Tevita Makasini
- Born: 1976 or 1977 (age 48–49) Tonga
- Other occupation: School tutor

Domestic
- Years: League / Role
- 2006–??: Football in Tonga / Assistant referee

International
- Years: League / Role
- 2006–present: FIFA listed / Assistant referee

= Tevita Makasini =

Tongan football referee

Tevita Makasini (born 1976 or 1977) is a Tongan football assistant referee and a member of the FIFA International Referees List and a prominent official at the Oceania Football Confederation.

== Career ==
Makasini is a secondary school tutor at Tailulu College in Nukuʻalofa. He began his international career in the mid-2000s by assisting referees Michael Hester of New Zealand and Norbert Hauata of French Polynesia. Aside from local football and tournaments within the OFC, Makasini was appointed to the 2010 FIFA World Cup in South Africa, serving in a single group stage match between South Korea and Greece. He was the first Tongan referee at a FIFA World Cup.

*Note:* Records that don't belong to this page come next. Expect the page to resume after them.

TM_DEV float tmw_load_state(WCtx &c, const WLayout &K, const float *action) {
  TmwModel &m = *c.mp; float *L = c.L; TMW_LANE_DECL
  TMW_FOR { for (int i = lane; i < K.lds_floats; i += 64) L[i] = 0.f; }
  TMW_SYNC();
  TMW_FOR {
    for (int i = lane; i < K.nq + K.nv + (K.lean ? 0 : K.nu); i += 64) L[K.l_qpos + i] = WST(m.s_qpos, i);
    if (K.lean) {
      c.tp0[TMW_LI] = m.tpack[lane < K.nv ? lane : 0]; c.tp1[TMW_LI] = m.tpack[lane + 64 < K.nv ? lane + 64 : 64];
      for (int g = lane; g < K.ngroup; g += 64) L[K.l_tgrp + g] = tm_i2f(m.gpack[g]);
    } else {
      for (int i = lane; i < 2 * K.nv; i += 64) {
        int dof = i >> 1, extra = (i & 1) ? m.dof_wsub[dof] + 1 : m.dof_limrow[dof] + 1;
        L[K.l_tdof + i] = tm_i2f(m.tdof[i] | (extra << 24));
      }
      for (int g = lane; g < K.ngroup; g += 64) ((signed char *)(L + K.l_tgrp))[g] = (signed char)m.grp_lastdof[g];
    }
    for (int cc = lane; cc < K.ncon; cc += 64) { if (!K.lean) L[K.l_con_mu + cc] = TMW_SCALE(m.con_mu[cc], s_f); TMW_CONGRP(K)[cc] = (unsigned char)m.con_grp[cc]; }
    {
      int su = lane / 6;
      bool ok = lane < m.n_wsub * 6;
      c.kmask[TMW_LI] = ok ? m.wsub_cmask[su][0] : 0u;
    }
  }
  TMW_SYNC();
  return WST(m.s_time, 0);
}
#define TMW_MEND(w0) ((w0) & 0xffff)
#define TMW_DEPTH(w0) (((w0) >> 16) & 0xff)
#define TMW_ADR(w0) (((w0) & 0xffff) - TMW_DEPTH(w0))
#define TMW_LIMROW1(w0) (((w0) >> 24) & 0xff)
#define TMW_WSUB1(w1) (((w1) >> 24) & 0xff)
#define TMW_W0(i) tm_f2i(L[K.l_tdof + 2 * (i)])
#define TMW_W1(i) tm_f2i(L[K.l_tdof + 2 * (i) + 1])
TM_DEV int tmw_anc(int i, int q, int w1) {
  int r = i - (w1 & 0xff);
  return q <= r ? i - q : ((w1 >> 8) & 0xff) + r - q;
}
#ifdef TM_HOST_EMU
TM_DEV int tmw_opaque_v(int x) { return x; }
#else
TM_DEV int tmw_opaque_v(int x) { asm volatile("" : "+v"(x)); return x; }
#endif
#define TMW_TP(i) tmw_opaque_v((i) < 64 ? c.tp0[TMW_LI] : c.tp1[TMW_LI])
#define TMW_TP_MEND(p) ((p) & 0x7ff)
#define TMW_TP_DEPTH(p) (((p) >> 11) & 0x3f)
#define TMW_TP_RUN(p) (((p) >> 17) & 0x1f)
#define TMW_TP_WSUB1(p) (((p) >> 22) & 0xf)
TM_DEV int tmw_anc_r(int i, int q, int r, int jp1) { return q <= r ? i - q : jp1 + r - q; }
TM_DEV void tmw_store_state(WCtx &c, const WLayout &K, float time) {
  TmwModel &m = *c.mp; float *L = c.L; TMW_LANE_DECL
  TMW_FOR {
    for (int i = lane; i < K.nq + K.nv + (K.lean ? 0 : K.nu); i += 64) WST(m.s_qpos, i) = L[K.l_qpos + i];
    if (lane == 0) WST(m.s_time, 0) = time;
  }
  TMW_SYNC();
}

In 2013, Makasini was selected for the FIFA U-17 World Cup in the United Arab Emirates, serving referee Hauata. One year later, he was appointed to the FIFA Club World Cup in Morocco, again alongside referee Hauata. In 2015, Makasini worked under referee Matthew Conger of New Zealand at the 2015 FIFA U-20 World Cup in New Zealand, serving in the games Qatar vs Colombia and Brazil vs North Korea. Makasini was chosen for two major competitions in 2017: the 2017 FIFA Club World Cup in the UAE and the 2017 FIFA U-20 World Cup in South Korea, serving in two matches (Costa Rica vs Zambia and South Africa vs Japan).

Makasini also took part in the men's tournament of the 2008 Summer Olympics in Beijing and the men's tournament of the 2016 Summer Olympics in Rio de Janeiro and, in 2018, was selected for the 2018 FIFA World Cup in Russia. In Russia, Makasini was part of the refereeing team of the group stage match between Nigeria and Iceland.